#### [Assignment]
Return, from the listing below, each line where the word "mapped" appears.

#### [Record set]
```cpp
constexpr uint64_t kFlagAgg = 1ull << 62;
// ... 14 lines not shown
__host__ __device__ inline uint64_t lb_flag(uint64_t w, uint32_t epoch) {
    return ((w >> kEpochShift) & kEpochMax) == epoch ? (w & kFlagMask) : 0ull;
}

namespace gdec2 {
constexpr int TPB = 256;
constexpr int CH = 64;
constexpr uint32_t TILE = 64 * CH;
constexpr uint32_t IMG = TILE + 1024;
constexpr int MAX_RUNS = 8192;
constexpr int RUN_WORDS = 8;
}

namespace f64enc {
constexpr int LB_U = 1;
constexpr int TPB = 256;
constexpr int RPT = 4;
constexpr int TILE = TPB * RPT;
constexpr int MAXB = TILE * 15 + 32;
}

extern thread_local uint32_t nxg_patience;

struct ColsDesc;
__device__ inline void zero_status(DevStatus* zst) {
    if (zst && blockIdx.x == 0 && threadIdx.x == 0) *zst = DevStatus{};
}
extern thread_local DevStatus* nxg_zero_slot;
extern thread_local bool nxg_zero_used;
inline DevStatus* nxg_take_zero_slot() {
    nxg_zero_used = true;
    return nxg_zero_slot;
}
uint64_t nxg_dec_f64x_groups(uint64_t W);
hipError_t nxg_launch_dec_f64x_range(const uint8_t* wire, uint64_t W, uint64_t begin,
                                     uint64_t end, uint64_t* oid, uint64_t* oval, uint64_t cap,
                                     uint64_t* tstat, uint32_t epoch, DevStatus* st,
                                     hipStream_t s);
hipError_t nxg_launch_dec_f64x(const uint8_t* wire, uint64_t W, uint64_t* oid, uint64_t* oval,
                               uint64_t cap, uint64_t* tstat, uint32_t epoch, DevStatus* st,
                               hipStream_t s);
uint64_t nxg_dec_f64s_groups(uint64_t W);
hipError_t nxg_launch_dec_f64s(const uint8_t* wire, uint64_t W, uint64_t* oid, uint64_t* oval,
                               uint64_t cap, DevStatus* st, DevStatus* zst, hipStream_t s);
uint64_t nxg_dec_f64r_tiles(uint64_t W);
uint64_t nxg_dec_f64r_tile_bytes();
uint64_t nxg_dec_f64r_groups(uint64_t W);
hipError_t nxg_launch_dec_f64r(const uint8_t* wire, uint64_t W, uint64_t begin, uint64_t end,
                               uint64_t* oid, uint64_t* oval, uint64_t cap, void* desc,
                               uint64_t* tstat, uint32_t epoch, uint32_t flags, DevStatus* st,
                               hipStream_t s);
struct NxgF64rFrame {
    const uint8_t* wire;
    uint64_t W;
    uint64_t* oid;
    uint64_t* oval;
    uint64_t cap;
    void* desc;
    uint32_t epoch;
    DevStatus* st;
    DevStatus* zst;
};
hipError_t nxg_launch_dec_f64r_stream(const NxgF64rFrame* fr, uint32_t n, uint64_t* tstat,
                                      uint32_t flags, hipStream_t s);
uint64_t nxg_enc_f64_tiles(uint64_t n);
hipError_t nxg_launch_enc_f64(const uint64_t* id, const uint64_t* val, uint64_t n, uint8_t* out,
// ... 166 lines not shown
```

Before: 182,800 M updates/s.

## Gather status via mapped-host kernel and add uniform-length f64 seq decode path

Replaces the per-sync device-to-host memcpy of status slots with a small kernel that writes the status ring directly into mapped pinned host memory, enqueued at the end of each batched decode. This removes the extra copy, synchronization and round trip at sync time. It also adds a specialised pair-emission path for the f64 sequential decoder when all records in a wave share the same length, which uses cheaper header checks and value extraction. Finally, sync skips computing span lists when nothing is dirty. The risks are more code paths to keep correct and an extra kernel launch per batch.

```diff
diff --git a/netidx_amd/csrc/nxg_api.cpp b/netidx_amd/csrc/nxg_api.cpp
--- a/netidx_amd/csrc/nxg_api.cpp
+++ b/netidx_amd/csrc/nxg_api.cpp
@@ -51,7 +51,9 @@
     int grid_enc_f64 = 0, grid_enc_gen = 0;
     DevStatus* dst = nullptr;
     DevStatus* hst = nullptr;
+    DevStatus* hst_dev = nullptr;
     uint32_t calls = 0;
+    uint32_t gathered_to = 0;
     uint32_t epoch = 0;
     uint64_t* tstat = nullptr;
     size_t tstat_words = 0;
@@ -104,6 +106,7 @@
         uint32_t flags = 0;
         const uint8_t* heap = nullptr;
         uint8_t* out = nullptr;
+        uint32_t seq = 0;
     };
     std::vector<Pending> pending;
     void* zdefs = nullptr;
@@ -162,6 +165,24 @@
     return true;
 }
 
+bool gather_pending(NxgCtx* c, NetidxError* err) {
+    if (c->pending.empty()) return true;
+    const uint32_t first = c->pending.front().seq;
+    const uint32_t span = c->pending.back().seq - first + 1;
+    uint32_t done = c->gathered_to - first;
+    if (done > span) done = 0;
+    if (done == span) return true;
+    HIPCHK(nxg_launch_status_gather(c->dst, c->hst_dev, (first + done) % kStatusRing,
+                                    std::min<uint32_t>(span - done, kStatusRing), kStatusRing,
+                                    c->stream));
+    c->gathered_to = first + span;
+    return true;
+}
+
+void gather_forget(NxgCtx* c) {
+    c->gathered_to = c->pending.empty() ? c->calls : c->pending.front().seq;
+}
+
 bool ensure_tstat(NxgCtx* c, size_t words, NetidxError* err) {
     if (words <= c->tstat_words) return true;
     size_t n = std::max(words, c->tstat_words * 2);
@@ -754,6 +775,8 @@
     if ((e = hipHostMalloc(&c->hst, sizeof(DevStatus) * (kStatusRing + 1), hipHostMallocDefault)) !=
         hipSuccess)
         return fail("hipHostMalloc(status)", e);
+    if ((e = hipHostGetDevicePointer((void**)&c->hst_dev, c->hst, 0)) != hipSuccess)
+        return fail("hipHostGetDevicePointer(status)", e);
     const size_t gw = (size_t)gdec2::MAX_RUNS * (gdec2::RUN_WORDS + 4);
     if ((e = hipMalloc(&c->gruns, gw * 8)) != hipSuccess) return fail("hipMalloc(gruns)", e);
     c->wgs_dec_gen = nxg_dec_gen_wgs(c->ncu);
@@ -923,22 +946,24 @@
     DevStatus* st;
     uint32_t slot;
     if (!begin_call(c, &st, &slot, err)) return false;
+    const uint32_t seq = c->calls - 1;
     int fast = FAST_NONE;
     const bool ok = !(flags & NXG_DECODE_HINT_MIXED)
                         ? enqueue_dec_fast(c, dframe, len, dout, st, &fast, err)
                         : enqueue_dec_mixed(c, dframe, len, dout, st, &fast, err);
     if (!end_call(c, err) || !ok) return false;
     c->pending.push_back({1, fast, dframe, len, dout, nullptr, 0, st, slot, flags});
-    return true;
-}
-
-bool nxg_decode_frames_async(NxgCtx* c, uint32_t n, const uint8_t* const* dframes,
-                             const uint64_t* lens, NxgColumns* const* douts, uint32_t flags,
-                             NetidxError* err) {
-    if (!c || (n && (!dframes || !lens || !douts))) {
-        set_err(err, "null argument");
-        return false;
-    }
+    c->pending.back().seq = seq;
+    return true;
+}
+
+}
+
+namespace {
+
+bool decode_frames_async_impl(NxgCtx* c, uint32_t n, const uint8_t* const* dframes,
+                              const uint64_t* lens, NxgColumns* const* douts, uint32_t flags,
+                              NetidxError* err) {
     if (c->pending.size() + n > kStatusRing / 2) {
         set_err(err, "too many in-flight async calls (max %d); call nxg_ctx_sync", kStatusRing / 2);
         return false;
@@ -961,7 +986,7 @@
         for (uint32_t j = 0; j < n; j++)
             if (!nxg_decode_updates_async(c, dframes[j], lens[j], douts[j], flags, err))
                 return false;
-        return true;
+        return gather_pending(c, err);
     }
     if (!set_device(c, err)) return false;
     const size_t half = (16 * nxg_dec_f64r_tiles(max_len) + 255) & ~(size_t)255;
@@ -988,11 +1013,28 @@
         f.zst = nxg_take_zero_slot();
         if (lens[j] == 0) HIPCHK(hipMemsetAsync(f.zst, 0, sizeof(DevStatus), c->stream));
         pend.push_back({1, FAST_RUN, dframes[j], lens[j], douts[j], nullptr, 0, st, slot});
+        pend.back().seq = c->calls - 1;
     }
     HIPCHK(nxg_launch_dec_f64r_stream(fr.data(), n, c->tstat, c->f64r_flags, c->stream));
     c->seq_left = c->seq_left > n ? c->seq_left - n : 0;
     c->pending.insert(c->pending.end(), pend.begin(), pend.end());
-    return true;
+    return gather_pending(c, err);
+}
+
+}
+
+extern "C" {
+
+bool nxg_decode_frames_async(NxgCtx* c, uint32_t n, const uint8_t* const* dframes,
+                             const uint64_t* lens, NxgColumns* const* douts, uint32_t flags,
+                             NetidxError* err) {
+    if (!c || (n && (!dframes || !lens || !douts))) {
+        set_err(err, "null argument");
+        return false;
+    }
+    if (decode_frames_async_impl(c, n, dframes, lens, douts, flags, err)) return true;
+    gather_forget(c);
+    return false;
 }
 
 bool nxg_ctx_sync(NxgCtx* c, NxgStatus* ust, NetidxError* err) {
@@ -1001,24 +1043,18 @@
         return false;
     }
     if (!set_device(c, err)) return false;
+    const bool gathered = gather_pending(c, err);
     std::vector<NxgCtx::Pending> ps;
     ps.swap(c->pending);
+    if (!gathered) {
+        (void)hipStreamSynchronize(c->stream);
+        c->gathered_to = c->calls;
+        return false;
+    }
     HIPCHK(hipStreamSynchronize(c->stream));
+    c->gathered_to = c->calls;
     std::vector<DevStatus> hs(ps.size());
-    if (!ps.empty()) {
-        const uint32_t s0 = ps.front().slot, s1 = ps.back().slot;
-        if (s0 <= s1) {
-            HIPCHK(hipMemcpyAsync(c->hst + s0, c->dst + s0, sizeof(DevStatus) * (s1 - s0 + 1),
-                                  hipMemcpyDeviceToHost, c->stream));
-        } else {
-            HIPCHK(hipMemcpyAsync(c->hst + s0, c->dst + s0, sizeof(DevStatus) * (kStatusRing - s0),
-                                  hipMemcpyDeviceToHost, c->stream));
-            HIPCHK(hipMemcpyAsync(c->hst, c->dst, sizeof(DevStatus) * (s1 + 1),
-                                  hipMemcpyDeviceToHost, c->stream));
-        }
-        HIPCHK(hipStreamSynchronize(c->stream));
-        for (size_t i = 0; i < ps.size(); i++) hs[i] = c->hst[ps[i].slot];
-    }
+    for (size_t i = 0; i < ps.size(); i++) hs[i] = c->hst[ps[i].slot];
     if (ust) memset(ust, 0, sizeof *ust);
     bool reported = false, ok = true;
     std::vector<Span> dirty;
@@ -1037,13 +1073,16 @@
         NetidxError e{nullptr};
         bool r;
         if (p.kind == 1) {
-            std::vector<Span> w;
-            cols_spans(p.cols, &w);
-            const std::vector<Span> fr = {span_of(p.frame, p.len)};
+            NxgStatus s;
+            bool redone = false;
+            const bool plain = dirty.empty() && !hs[i].fast_fail;
+            std::vector<Span> w, fr;
+            if (!plain) {
+                cols_spans(p.cols, &w);
+                fr.push_back(span_of(p.frame, p.len));
+            }
             const bool stale = !dirty.empty() && (overlaps(dirty, w) || overlaps(dirty, fr));
             const bool reread = stale || (hs[i].fast_fail && p.fast);
-            NxgStatus s;
-            bool redone = false;
             if (reread && p.len > 0 && !covered(dirty, fr) && written_later(i, fr)) {
                 if (ok) {
                     ok = false;
@@ -1061,7 +1100,10 @@
                 r = finish_decode(c, p.frame, p.len, p.cols, p.fast, p.st, p.slot, &s, &e, true,
                                   &redone);
             }
-            if (redone) dirty.insert(dirty.end(), w.begin(), w.end());
+            if (redone) {
+                if (plain) cols_spans(p.cols, &w);
+                dirty.insert(dirty.end(), w.begin(), w.end());
+            }
             if (r) {
                 p.cols->layout =
                     (!mixed_capable(p.cols) || s.path == 1) ? NXG_LAYOUT_F64 : NXG_LAYOUT_MIXED;
@@ -2461,11 +2503,12 @@
     DevStatus* st;
     uint32_t slot;
     if (!begin_call(c, &st, &slot, err)) return false;
+    const uint32_t seq = c->calls - 1;
     int fast = 0;
     const bool ok = enqueue_encode(c, din, dheap, dout, cap, st, err, &fast);
     if (!end_call(c, err) || !ok) return false;
     c->pending.push_back({2, fast, nullptr, 0, const_cast<NxgColumns*>(din), len_out, cap, st,
-                          slot, 0, dheap, dout});
+                          slot, 0, dheap, dout, seq});
     return true;
 }
 
diff --git a/netidx_amd/csrc/nxg_decode_f64_seq.hip b/netidx_amd/csrc/nxg_decode_f64_seq.hip
--- a/netidx_amd/csrc/nxg_decode_f64_seq.hip
+++ b/netidx_amd/csrc/nxg_decode_f64_seq.hip
@@ -133,6 +133,9 @@
 
 #ifndef NXG_F64S_PAIR
 #define NXG_F64S_PAIR 1
+#endif
+#ifndef NXG_F64S_UNIFORM
+#define NXG_F64S_UNIFORM 1
 #endif
 template <int R>
 NXG_DEV bool emit_full_pairs(const uint8_t* __restrict__ wire, uint64_t W, uint64_t p0, uint32_t L,
@@ -219,6 +222,91 @@
     return bad;
 }
 
+template <int R>
+NXG_DEV bool emit_full_pairs_uniform(const uint8_t* __restrict__ wire, uint64_t p0, uint32_t L,
+                                     uint64_t k0, uint64_t i0, uint64_t* __restrict__ oid,
+                                     uint64_t* __restrict__ oval, uint64_t cap, uint32_t lane,
+                                     bool& over) {
+    using namespace f64rec16;
+    constexpr int RP = R / 2;
+    const uint64_t a0 = p0 & ~15ull;
+    const uint8_t* __restrict__ base = wire + a0;
+    const uint32_t s0 = (uint32_t)(p0 & 15u);
+    const uint32_t nb = L - 11u;
+    const uint64_t hc = seq_head_const(nb), hm = seq_head_mask(nb);
+    const uint32_t c0 = (uint32_t)hc, c1 = (uint32_t)(hc >> 32);
+    const uint32_t m0 = (uint32_t)hm, m1 = (uint32_t)(hm >> 32);
+    uint4 A[RP], B[RP], Cq[RP];
+    uint32_t oa[RP];
+#pragma unroll
+    for (int r = 0; r < RP; r++) {
+        const uint32_t k = 2 * (r * 64 + lane);
+        oa[r] = s0 + k * L;
+        const uint32_t ab = oa[r] & ~15u;
+        A[r] = ld16s(base + ab);
+        B[r] = ld16s(base + ab + 16);
+        if (lane == 63) Cq[r] = ld16s(base + ab + 32);
+    }
+    uint32_t bad = 0;
+    const uint64_t ib = i0 + k0;
+#pragma unroll
+    for (int r = 0; r < RP; r++) {
+        const uint32_t k = 2 * (r * 64 + lane);
+        const uint32_t ab = oa[r] & ~15u;
+        const uint32_t nA[4] = {wave_next(A[r].x), wave_next(A[r].y), wave_next(A[r].z),
+                                wave_next(A[r].w)};
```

#### [Result of the exercise]
## Gather status via mapped-host kernel and add uniform-length f64 seq decode path
Replaces the per-sync device-to-host memcpy of status slots with a small kernel that writes the status ring directly into mapped pinned host memory, enqueued at the end of each batched decode. This removes the extra copy, synchronization and round trip at sync time. It also adds a specialised pair-emission path for the f64 sequential decoder when all records in a wave share the same length, which uses cheaper header checks and value extraction. Finally, sync skips computing span lists when nothing is dirty. The risks are more code paths to keep correct and an extra kernel launch per batch.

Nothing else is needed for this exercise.